*** Opening of RECORDS FOR THE EXERCISE ***

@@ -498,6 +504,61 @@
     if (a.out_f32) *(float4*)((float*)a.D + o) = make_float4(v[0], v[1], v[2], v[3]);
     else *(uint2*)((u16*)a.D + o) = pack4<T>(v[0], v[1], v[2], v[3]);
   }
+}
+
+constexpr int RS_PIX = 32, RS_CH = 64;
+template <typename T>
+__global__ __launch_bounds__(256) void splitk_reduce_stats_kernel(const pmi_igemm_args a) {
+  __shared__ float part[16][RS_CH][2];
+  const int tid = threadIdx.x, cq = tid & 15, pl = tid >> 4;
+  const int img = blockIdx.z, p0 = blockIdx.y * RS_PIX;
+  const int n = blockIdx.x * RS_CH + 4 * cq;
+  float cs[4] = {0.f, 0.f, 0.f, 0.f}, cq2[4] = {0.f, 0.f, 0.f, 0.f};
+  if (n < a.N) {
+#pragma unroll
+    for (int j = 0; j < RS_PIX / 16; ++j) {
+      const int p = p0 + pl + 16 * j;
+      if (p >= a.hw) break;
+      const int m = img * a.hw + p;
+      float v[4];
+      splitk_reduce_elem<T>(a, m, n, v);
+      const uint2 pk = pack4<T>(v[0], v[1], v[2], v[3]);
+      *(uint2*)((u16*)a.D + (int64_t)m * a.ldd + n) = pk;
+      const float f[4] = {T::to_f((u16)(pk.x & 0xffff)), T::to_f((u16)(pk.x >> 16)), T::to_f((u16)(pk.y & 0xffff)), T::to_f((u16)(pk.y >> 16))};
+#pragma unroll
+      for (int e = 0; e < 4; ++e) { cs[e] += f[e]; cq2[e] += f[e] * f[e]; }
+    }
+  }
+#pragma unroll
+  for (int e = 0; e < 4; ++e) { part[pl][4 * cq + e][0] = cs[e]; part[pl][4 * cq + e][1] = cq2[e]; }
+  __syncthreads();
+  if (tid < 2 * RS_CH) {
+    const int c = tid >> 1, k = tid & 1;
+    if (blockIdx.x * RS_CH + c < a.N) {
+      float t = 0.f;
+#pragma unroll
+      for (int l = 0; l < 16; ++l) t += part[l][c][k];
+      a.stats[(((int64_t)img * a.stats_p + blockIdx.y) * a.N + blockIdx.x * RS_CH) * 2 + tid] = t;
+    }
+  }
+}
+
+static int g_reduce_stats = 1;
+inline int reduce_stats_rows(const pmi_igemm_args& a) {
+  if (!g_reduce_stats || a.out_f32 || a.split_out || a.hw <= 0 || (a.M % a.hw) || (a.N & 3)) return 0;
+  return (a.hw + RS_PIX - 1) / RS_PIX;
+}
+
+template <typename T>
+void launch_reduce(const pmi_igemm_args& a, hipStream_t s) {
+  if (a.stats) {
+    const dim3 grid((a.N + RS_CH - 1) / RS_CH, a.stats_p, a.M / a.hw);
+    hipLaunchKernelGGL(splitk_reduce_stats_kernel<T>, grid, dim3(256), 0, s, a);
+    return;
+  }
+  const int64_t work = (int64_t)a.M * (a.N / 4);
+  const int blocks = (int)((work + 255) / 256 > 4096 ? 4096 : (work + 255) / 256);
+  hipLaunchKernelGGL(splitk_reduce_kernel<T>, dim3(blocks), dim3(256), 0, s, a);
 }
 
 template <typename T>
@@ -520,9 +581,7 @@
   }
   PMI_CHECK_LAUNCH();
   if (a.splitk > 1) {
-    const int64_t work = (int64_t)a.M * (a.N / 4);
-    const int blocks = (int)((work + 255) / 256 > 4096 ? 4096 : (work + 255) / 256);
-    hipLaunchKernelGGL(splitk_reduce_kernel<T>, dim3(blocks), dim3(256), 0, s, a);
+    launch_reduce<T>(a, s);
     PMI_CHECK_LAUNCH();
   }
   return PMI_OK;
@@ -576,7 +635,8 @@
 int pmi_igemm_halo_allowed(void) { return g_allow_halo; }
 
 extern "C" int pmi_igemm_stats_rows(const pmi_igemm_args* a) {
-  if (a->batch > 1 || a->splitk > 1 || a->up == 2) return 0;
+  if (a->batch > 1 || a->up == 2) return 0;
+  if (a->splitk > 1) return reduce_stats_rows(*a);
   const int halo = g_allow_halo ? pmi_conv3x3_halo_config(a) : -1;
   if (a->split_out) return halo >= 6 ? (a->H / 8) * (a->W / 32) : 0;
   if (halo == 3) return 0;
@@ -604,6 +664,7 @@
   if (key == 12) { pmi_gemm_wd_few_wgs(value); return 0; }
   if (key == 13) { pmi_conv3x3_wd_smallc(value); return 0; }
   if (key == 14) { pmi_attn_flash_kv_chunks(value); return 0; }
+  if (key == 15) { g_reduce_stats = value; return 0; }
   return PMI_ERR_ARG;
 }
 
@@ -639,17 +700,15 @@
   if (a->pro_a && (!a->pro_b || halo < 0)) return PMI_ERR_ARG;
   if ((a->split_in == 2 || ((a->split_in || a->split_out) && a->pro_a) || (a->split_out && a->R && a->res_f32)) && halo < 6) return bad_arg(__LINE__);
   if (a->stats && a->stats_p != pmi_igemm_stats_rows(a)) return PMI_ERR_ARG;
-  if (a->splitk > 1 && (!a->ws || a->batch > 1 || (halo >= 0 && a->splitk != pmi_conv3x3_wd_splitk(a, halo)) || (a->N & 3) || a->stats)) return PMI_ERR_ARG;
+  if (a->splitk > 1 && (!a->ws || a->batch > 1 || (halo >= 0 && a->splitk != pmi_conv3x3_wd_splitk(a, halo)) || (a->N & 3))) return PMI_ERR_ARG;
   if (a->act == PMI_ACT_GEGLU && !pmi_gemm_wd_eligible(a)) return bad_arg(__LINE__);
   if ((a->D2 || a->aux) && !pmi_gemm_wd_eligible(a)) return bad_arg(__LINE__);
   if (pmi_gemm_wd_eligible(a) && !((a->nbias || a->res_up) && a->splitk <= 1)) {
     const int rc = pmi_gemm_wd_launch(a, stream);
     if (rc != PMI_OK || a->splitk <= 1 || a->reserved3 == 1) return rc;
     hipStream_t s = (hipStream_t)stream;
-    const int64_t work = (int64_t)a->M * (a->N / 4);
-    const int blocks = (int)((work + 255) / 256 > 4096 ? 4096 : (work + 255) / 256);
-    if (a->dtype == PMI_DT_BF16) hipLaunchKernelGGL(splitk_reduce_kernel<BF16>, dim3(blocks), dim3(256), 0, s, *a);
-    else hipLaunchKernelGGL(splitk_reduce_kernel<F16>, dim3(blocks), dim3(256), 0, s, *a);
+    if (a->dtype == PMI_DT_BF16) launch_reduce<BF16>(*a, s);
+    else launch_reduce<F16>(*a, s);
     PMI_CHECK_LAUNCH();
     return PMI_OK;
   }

*** Close of RECORDS FOR THE EXERCISE ***

**TASK GOAL**
Above are the records; reproduce all of them exactly.

**RESULT**
@@ -498,6 +504,61 @@
     if (a.out_f32) *(float4*)((float*)a.D + o) = make_float4(v[0], v[1], v[2], v[3]);
     else *(uint2*)((u16*)a.D + o) = pack4<T>(v[0], v[1], v[2], v[3]);
   }
+}
+
+constexpr int RS_PIX = 32, RS_CH = 64;
+template <typename T>
+__global__ __launch_bounds__(256) void splitk_reduce_stats_kernel(const pmi_igemm_args a) {
+  __shared__ float part[16][RS_CH][2];
+  const int tid = threadIdx.x, cq = tid & 15, pl = tid >> 4;
+  const int img = blockIdx.z, p0 = blockIdx.y * RS_PIX;
+  const int n = blockIdx.x * RS_CH + 4 * cq;
+  float cs[4] = {0.f, 0.f, 0.f, 0.f}, cq2[4] = {0.f, 0.f, 0.f, 0.f};
+  if (n < a.N) {
+#pragma unroll
+    for (int j = 0; j < RS_PIX / 16; ++j) {
+      const int p = p0 + pl + 16 * j;
+      if (p >= a.hw) break;
+      const int m = img * a.hw + p;
+      float v[4];
+      splitk_reduce_elem<T>(a, m, n, v);
+      const uint2 pk = pack4<T>(v[0], v[1], v[2], v[3]);
+      *(uint2*)((u16*)a.D + (int64_t)m * a.ldd + n) = pk;
+      const float f[4] = {T::to_f((u16)(pk.x & 0xffff)), T::to_f((u16)(pk.x >> 16)), T::to_f((u16)(pk.y & 0xffff)), T::to_f((u16)(pk.y >> 16))};
+#pragma unroll
+      for (int e = 0; e < 4; ++e) { cs[e] += f[e]; cq2[e] += f[e] * f[e]; }
+    }
+  }
+#pragma unroll
+  for (int e = 0; e < 4; ++e) { part[pl][4 * cq + e][0] = cs[e]; part[pl][4 * cq + e][1] = cq2[e]; }
+  __syncthreads();
+  if (tid < 2 * RS_CH) {
+    const int c = tid >> 1, k = tid & 1;
+    if (blockIdx.x * RS_CH + c < a.N) {
+      float t = 0.f;
+#pragma unroll
+      for (int l = 0; l < 16; ++l) t += part[l][c][k];
+      a.stats[(((int64_t)img * a.stats_p + blockIdx.y) * a.N + blockIdx.x * RS_CH) * 2 + tid] = t;
+    }
+  }
+}
+
+static int g_reduce_stats = 1;
+inline int reduce_stats_rows(const pmi_igemm_args& a) {
+  if (!g_reduce_stats || a.out_f32 || a.split_out || a.hw <= 0 || (a.M % a.hw) || (a.N & 3)) return 0;
+  return (a.hw + RS_PIX - 1) / RS_PIX;
+}
+
+template <typename T>
+void launch_reduce(const pmi_igemm_args& a, hipStream_t s) {
+  if (a.stats) {
+    const dim3 grid((a.N + RS_CH - 1) / RS_CH, a.stats_p, a.M / a.hw);
+    hipLaunchKernelGGL(splitk_reduce_stats_kernel<T>, grid, dim3(256), 0, s, a);
+    return;
+  }
+  const int64_t work = (int64_t)a.M * (a.N / 4);
+  const int blocks = (int)((work + 255) / 256 > 4096 ? 4096 : (work + 255) / 256);
+  hipLaunchKernelGGL(splitk_reduce_kernel<T>, dim3(blocks), dim3(256), 0, s, a);
 }
 
 template <typename T>
@@ -520,9 +581,7 @@
   }
   PMI_CHECK_LAUNCH();
   if (a.splitk > 1) {
-    const int64_t work = (int64_t)a.M * (a.N / 4);
-    const int blocks = (int)((work + 255) / 256 > 4096 ? 4096 : (work + 255) / 256);
-    hipLaunchKernelGGL(splitk_reduce_kernel<T>, dim3(blocks), dim3(256), 0, s, a);
+    launch_reduce<T>(a, s);
     PMI_CHECK_LAUNCH();
   }
   return PMI_OK;
@@ -576,7 +635,8 @@
 int pmi_igemm_halo_allowed(void) { return g_allow_halo; }
 
 extern "C" int pmi_igemm_stats_rows(const pmi_igemm_args* a) {
-  if (a->batch > 1 || a->splitk > 1 || a->up == 2) return 0;
+  if (a->batch > 1 || a->up == 2) return 0;
+  if (a->splitk > 1) return reduce_stats_rows(*a);
   const int halo = g_allow_halo ? pmi_conv3x3_halo_config(a) : -1;
   if (a->split_out) return halo >= 6 ? (a->H / 8) * (a->W / 32) : 0;
   if (halo == 3) return 0;
@@ -604,6 +664,7 @@
   if (key == 12) { pmi_gemm_wd_few_wgs(value); return 0; }
   if (key == 13) { pmi_conv3x3_wd_smallc(value); return 0; }
   if (key == 14) { pmi_attn_flash_kv_chunks(value); return 0; }
+  if (key == 15) { g_reduce_stats = value; return 0; }
   return PMI_ERR_ARG;
 }
 
@@ -639,17 +700,15 @@
   if (a->pro_a && (!a->pro_b || halo < 0)) return PMI_ERR_ARG;
   if ((a->split_in == 2 || ((a->split_in || a->split_out) && a->pro_a) || (a->split_out && a->R && a->res_f32)) && halo < 6) return bad_arg(__LINE__);
   if (a->stats && a->stats_p != pmi_igemm_stats_rows(a)) return PMI_ERR_ARG;
-  if (a->splitk > 1 && (!a->ws || a->batch > 1 || (halo >= 0 && a->splitk != pmi_conv3x3_wd_splitk(a, halo)) || (a->N & 3) || a->stats)) return PMI_ERR_ARG;
+  if (a->splitk > 1 && (!a->ws || a->batch > 1 || (halo >= 0 && a->splitk != pmi_conv3x3_wd_splitk(a, halo)) || (a->N & 3))) return PMI_ERR_ARG;
   if (a->act == PMI_ACT_GEGLU && !pmi_gemm_wd_eligible(a)) return bad_arg(__LINE__);
   if ((a->D2 || a->aux) && !pmi_gemm_wd_eligible(a)) return bad_arg(__LINE__);
   if (pmi_gemm_wd_eligible(a) && !((a->nbias || a->res_up) && a->splitk <= 1)) {
     const int rc = pmi_gemm_wd_launch(a, stream);
     if (rc != PMI_OK || a->splitk <= 1 || a->reserved3 == 1) return rc;
     hipStream_t s = (hipStream_t)stream;
-    const int64_t work = (int64_t)a->M * (a->N / 4);
-    const int blocks = (int)((work + 255) / 256 > 4096 ? 4096 : (work + 255) / 256);
-    if (a->dtype == PMI_DT_BF16) hipLaunchKernelGGL(splitk_reduce_kernel<BF16>, dim3(blocks), dim3(256), 0, s, *a);
-    else hipLaunchKernelGGL(splitk_reduce_kernel<F16>, dim3(blocks), dim3(256), 0, s, *a);
+    if (a->dtype == PMI_DT_BF16) launch_reduce<BF16>(*a, s);
+    else launch_reduce<F16>(*a, s);
     PMI_CHECK_LAUNCH();
     return PMI_OK;
   }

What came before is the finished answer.